Spudz76 commented 3 years ago

Those are all some super-oddball and untested versions of libs.

Build the versions of deps that are included, using the provided ./scripts/build_deps.sh which should result in:

 * LIBS         libuv/1.41.0 OpenSSL/1.1.1j hwloc/2.4.1

And we can debug from there. Unknown lib versions can't be a basis for any science about the problem. I would currently suspect mostly libuv being too old, or not old enough (since 1.8.x or 1.18.x are on ones that switch okay, but the broken ones are both 1.34.x which could be a buggy notch).

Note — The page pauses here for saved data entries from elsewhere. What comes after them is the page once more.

# przemektmalon/SeqALib

Hardware: AMD Instinct MI355X
Metric: GCUPS (DP cell updates/s) on batched 4k×4k SW; bit-exact score match (higher is better)
Workload: dtype f16 (integer-exact below 2048); 1 GPU; sw_batch_10000x4096x4096; pairs_per_gpu=10000, total_pairs=10000, m=4096, n=4096, algo=SmithWatermanSA, match=equal<char>, parallelism=pair-shard x1

## Files before the change

### seqalib_amd/csrc/sa_api.hip

```cpp
#include <hip/hip_runtime.h>
#include <limits.h>
#include <sched.h>
#include <stdio.h>
#include <stdlib.h>
#include <string.h>

#include <algorithm>
#include <atomic>
#include <functional>
#include <condition_variable>
#include <memory>
#include <mutex>
#include <chrono>
#include <string>
#include <thread>
#include <vector>

#include "sa_dc.h"
#include "sa_internal.h"

using namespace sa;

namespace sa {
bool dna2_pack(uint8_t* dst, const uint8_t* src, uint64_t n);
// ... 459 lines not shown
        if (algo != SA_SW && algo != SA_NW && algo != SA_LOCAL_GOTOH && algo != SA_GLOBAL_GOTOH) return T16Mode{};
        const int64_t mi = is_affine(algo) ? 2 * ((int64_t)sc0->gap_open + sc0->gap_extend) - 1 : 2 * (int64_t)sc0->gap - 1;
        if (mi < INT_MIN / 4) return T16Mode{};
        eff.mismatch = (int32_t)mi;
        eff.allow_mismatch = 1;
    }
    const sa_scoring* sc = &eff;
    T16Mode t;
    t.mismatch = sc->mismatch;
    if (algo == SA_LOCAL_GOTOH || algo == SA_GLOBAL_GOTOH) return t16_mode_affine(algo, sc, max_m, max_n);
    if (algo != SA_SW && algo != SA_NW) return t;
    const int64_t MA = sc->match, MI = sc->mismatch, G = sc->gap;
    if (MA < -32 || MA > 31 || MI < -32 || MI > 31) return t;
    if (G > 0 || MI > MA || G < -4096) return t;
    if (algo == SA_SW && G == 0) return t;
    if (max_n >= 65535) return t;
    const int64_t m = max_m, n = max_n, k = std::min(m, n);
    if (algo == SA_SW) {
        t.ok = true;
        if (4 * std::max<int64_t>(MA, 0) * k + 3 > 32767) t.retry_above = (int32_t)(8191 - std::max<int64_t>(MA, 0));
        return t;
    }
    auto hi_at = [&](int64_t i, int64_t j) {
        return std::max(std::min(i, j) * MA + (i > j ? i - j : j - i) * G, (i + j) * G);
    };
    auto lo_at = [&](int64_t i, int64_t j) {
        return std::max(std::min(i, j) * MI + (i > j ? i - j : j - i) * G, (i + j) * G);
    };
    int64_t hi = INT64_MIN, lo = INT64_MAX;
    const int64_t pts[7][2] = {{0, 0}, {m, 0}, {0, n}, {k, k}, {m, n}, {k, n}, {m, k}};
    for (auto& q : pts) {
        hi = std::max(hi, hi_at(q[0], q[1]));
        lo = std::min(lo, lo_at(q[0], q[1]));
    }
    const int64_t cand_lo = lo + std::min<int64_t>(std::min(MI, G), 0);
    const int64_t delta = (hi + cand_lo) >> 1;
    if (4 * (hi - delta) + 3 > 32767 || 4 * (cand_lo - delta) < -32768) return t;
    t.ok = true;
    t.delta = (int32_t)delta;
    return t;
}

int validate_scoring(sa_ctx* c, int algo, const sa_scoring* s) {
    if (!s) return fail(c, SA_ERR_ARG, "scoring is NULL");
    if (algo < SA_SW || algo > SA_MYERS_MILLER) return fail(c, SA_ERR_ARG, "unknown algorithm");
    return SA_OK;
}

bool f16_hi_exact(int s) {
    if (s < -2048 || s > 2048) return false;
    const _Float16 h = (_Float16)(float)s;
    return (int)(float)h == s && (__builtin_bit_cast(uint16_t, h) & 0xffu) == 0;
}
bool so2_f16_scoring(const sa_ctx* c, int algo, const sa_scoring* sc, const T16Mode& tm) {
    if (algo != SA_SW || !tm.ok || c->f16_off) return false;
    if (const char* e = getenv("SEQALIB_SO2_F16")) if (e[0] == '0') return false;
    return f16_hi_exact(sc->match) && f16_hi_exact(tm.mismatch) && f16_hi_exact(-128);
}

T16Mode t16_candidate(int algo, const sa_scoring* sc, uint32_t max_m, uint32_t max_n, uint32_t npairs) {
    T16Mode t = t16_mode(algo, sc, max_m, max_n);
    if ((algo == SA_SW || algo == SA_LOCAL_GOTOH) && !keyed_ok(algo, sc, max_m, max_n)) t.ok = false;
    if (t.ok && algo == SA_GLOBAL_GOTOH && t.retry_above != INT_MAX &&
        make_variant(algo, max_m, max_n, npairs, true, true).pl.split)
        t.ok = false;
    if (const char* e16 = getenv("SEQALIB_T16")) if (e16[0] == '0') t.ok = false;
    return t;
}

int build_variants(int algo, uint32_t max_m, uint32_t max_n, uint32_t npairs, bool t16, Variant (&vars)[3],
                   bool* has_fb, int only = 0) {
    int nv = 0;
    if (t16 && only != 2) vars[nv++] = make_variant(algo, max_m, max_n, npairs, true, true);
    if (!t16 || only != 1) vars[nv++] = make_variant(algo, max_m, max_n, npairs, false, true);
    *has_fb = false;
    for (int k = 0; k < nv; ++k) *has_fb = *has_fb || vars[k].pl.split;
    if (*has_fb) vars[nv] = make_variant(algo, max_m, max_n, npairs, false, false);
    const int all = nv + (*has_fb ? 1 : 0);
    uint64_t dir_stride = 0;
    for (int k = 0; k < all; ++k) dir_stride = std::max(dir_stride, vars[k].pl.g.dir_slot);
    for (int k = 0; k < all; ++k) {
        vars[k].slot_bytes += dir_stride - vars[k].pl.g.dir_slot;
        vars[k].pl.g.dir_slot = dir_stride;
    }
    return nv;
}
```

Koesters commented 3 years ago

Now it runs stable on both since days. One gave me still trouble until a hwloc and libhwloc-dev (apt) update, deletion of all cmake files and a recompile.

Spudz76 commented 3 years ago

Strange the proxy is using ancient OpenSSL while the miners are using more current ones.

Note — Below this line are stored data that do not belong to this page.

# cmavro/GNN-RAG

Hardware: AMD Instinct MI355X
Metric: kg_edges_aggregated_per_sec (higher is better)
Workload: dtype f32

## Files before the change

### gnn-rag_amd/csrc/dense_internal.h

```cpp
#pragma once
#include "gnnrag_common.h"

namespace gnnrag {

int tables_vq_launch_z(const gnnrag_csr* csr, const void* planes, const float* ins, const float* W, float* P, int32_t D,
                       int32_t I, int32_t only_dir, float* zero, int64_t zero_n, hipStream_t stream);

int tables_vq_lite_launch_z(const gnnrag_csr* csr, const void* planes, const float* ins, const float* W, float* P, int32_t D,
                            int32_t I, int32_t only_dir, float* zero, int64_t zero_n, hipStream_t stream);

int update_b3_launch_z(const float* h, const float* nbr, const float* W, const float* b, const float* w_s,
                       const float* b_s, const float* mask, float* h_out, float* score, int64_t BN, int32_t D,
                       int32_t ldw, hipStream_t stream, bool score_zeroed);

int update_score_fused_rows(const float* h, const float* nbr, const uint8_t* add_flag, const float* W, const float* b,
                            const float* w_s, const float* b_s, const float* mask, float* h_out, float* score,
                            int64_t BN, int32_t D, int32_t I, int32_t math, hipStream_t stream, bool score_zeroed);
int update_b3_launch_f(const float* h, const float* nbr, const uint8_t* add_flag, const float* W, const float* b,
                       const float* w_s, const float* b_s, const float* mask, float* h_out, float* score, int64_t BN,
                       int32_t D, int32_t ldw, hipStream_t stream, bool score_zeroed);

bool update_rows_supported(const float* h, const float* nbr, const float* W, const float* h_out, int64_t BN, int32_t D,
                           int32_t I, int32_t math);
bool update_b3_shape_ok(int64_t BN, int32_t D, int32_t ldw);
int tables_small_launch(const gnnrag_csr* csr, const float* T_fwd, const float* T_inv, const float* ins, const float* W,
                        float* P, int32_t D, int32_t I, hipStream_t stream);

int frontier_build_z(const gnnrag_csr* csr, const float* dist, void* fws, size_t fws_bytes, float* zero_a,
                     int64_t zero_na, float* zero_b, int64_t zero_nb, hipStream_t stream);
const uint8_t* frontier_row_flags(const gnnrag_csr* csr, const void* fws);

int update_score_fused_z(const float* h, const float* nbr, const float* W, const float* b, const float* w_s,
                         const float* b_s, const float* mask, float* h_out, float* score, int64_t BN, int32_t D,
                         int32_t I, int32_t math, hipStream_t stream, bool score_zeroed);

bool rel_transform_accepts(const float* relfeat_fwd, const float* relfeat_inv, int64_t R1, int32_t D, int32_t L,
                           const gnnrag_layer_params* layers, int32_t pos_rows, const float* T_out, const void* planes_out);

}
```

### gnn-rag_amd/csrc/gemm_f32.hip

```cpp
#include "gnnrag_common.h"
#include "dense_internal.h"

#define GNNRAG_GEMM_MT1_NW 8
#ifndef GNNRAG_UPDATE_B3
#define GNNRAG_UPDATE_B3 1
#endif
#ifndef GNNRAG_TABLES_WRES
#define GNNRAG_TABLES_WRES 1
#endif
#ifndef GNNRAG_GEMM_WRES
#define GNNRAG_GEMM_WRES 1
#endif
#ifndef GNNRAG_UPDATE_SKINNY
#define GNNRAG_UPDATE_SKINNY 1
#endif

namespace gnnrag {


constexpr int kBK = 32;
constexpr int kSkinnyMaxM = 16384;

enum { EPI_LINEAR = 0, EPI_UPDATE = 1 };
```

Koesters commented 3 years ago

Strange the proxy is using ancient OpenSSL while the miners are using more current ones.

The XU4 is a 5 years old 32 bit system with specially made Linux. As such the depos are outdated. At best I think I could update to 18.04. https://wiki.odroid.com/odroid-xu4/os_images/linux/ubuntu_4.14/ubuntu_4.14

I have more such dead hardware. Nvidia Jetson TK1 which essentially stops at 14.04. But they can at least do smaller tasks.

The next would be the Rock64 with a special Ubuntu as well.

The most modern with 20.04 etc are the NanoPc-T4 and the N2+.

Spudz76 commented 3 years ago

Interesting collection... I have a box full of various old stuff but mostly MIPS32 router/SBC things which are even less useful, even if given fresher software builds but 32-bit is very abandoned now. At least the proxy works at all! :)

Koesters commented 3 years ago

Interesting collection... I have a box full of various old stuff but mostly MIPS32 router/SBC things which are even less useful, even if given fresher software builds but 32-bit is very abandoned now. At least the proxy works at all! :)

It also ran an AIS multiplexer and AIS decoder for years in a room with high temperature variations due to the necessity to be relatively close to the antennas, as it also has various non SDR, real AIS receivers attached.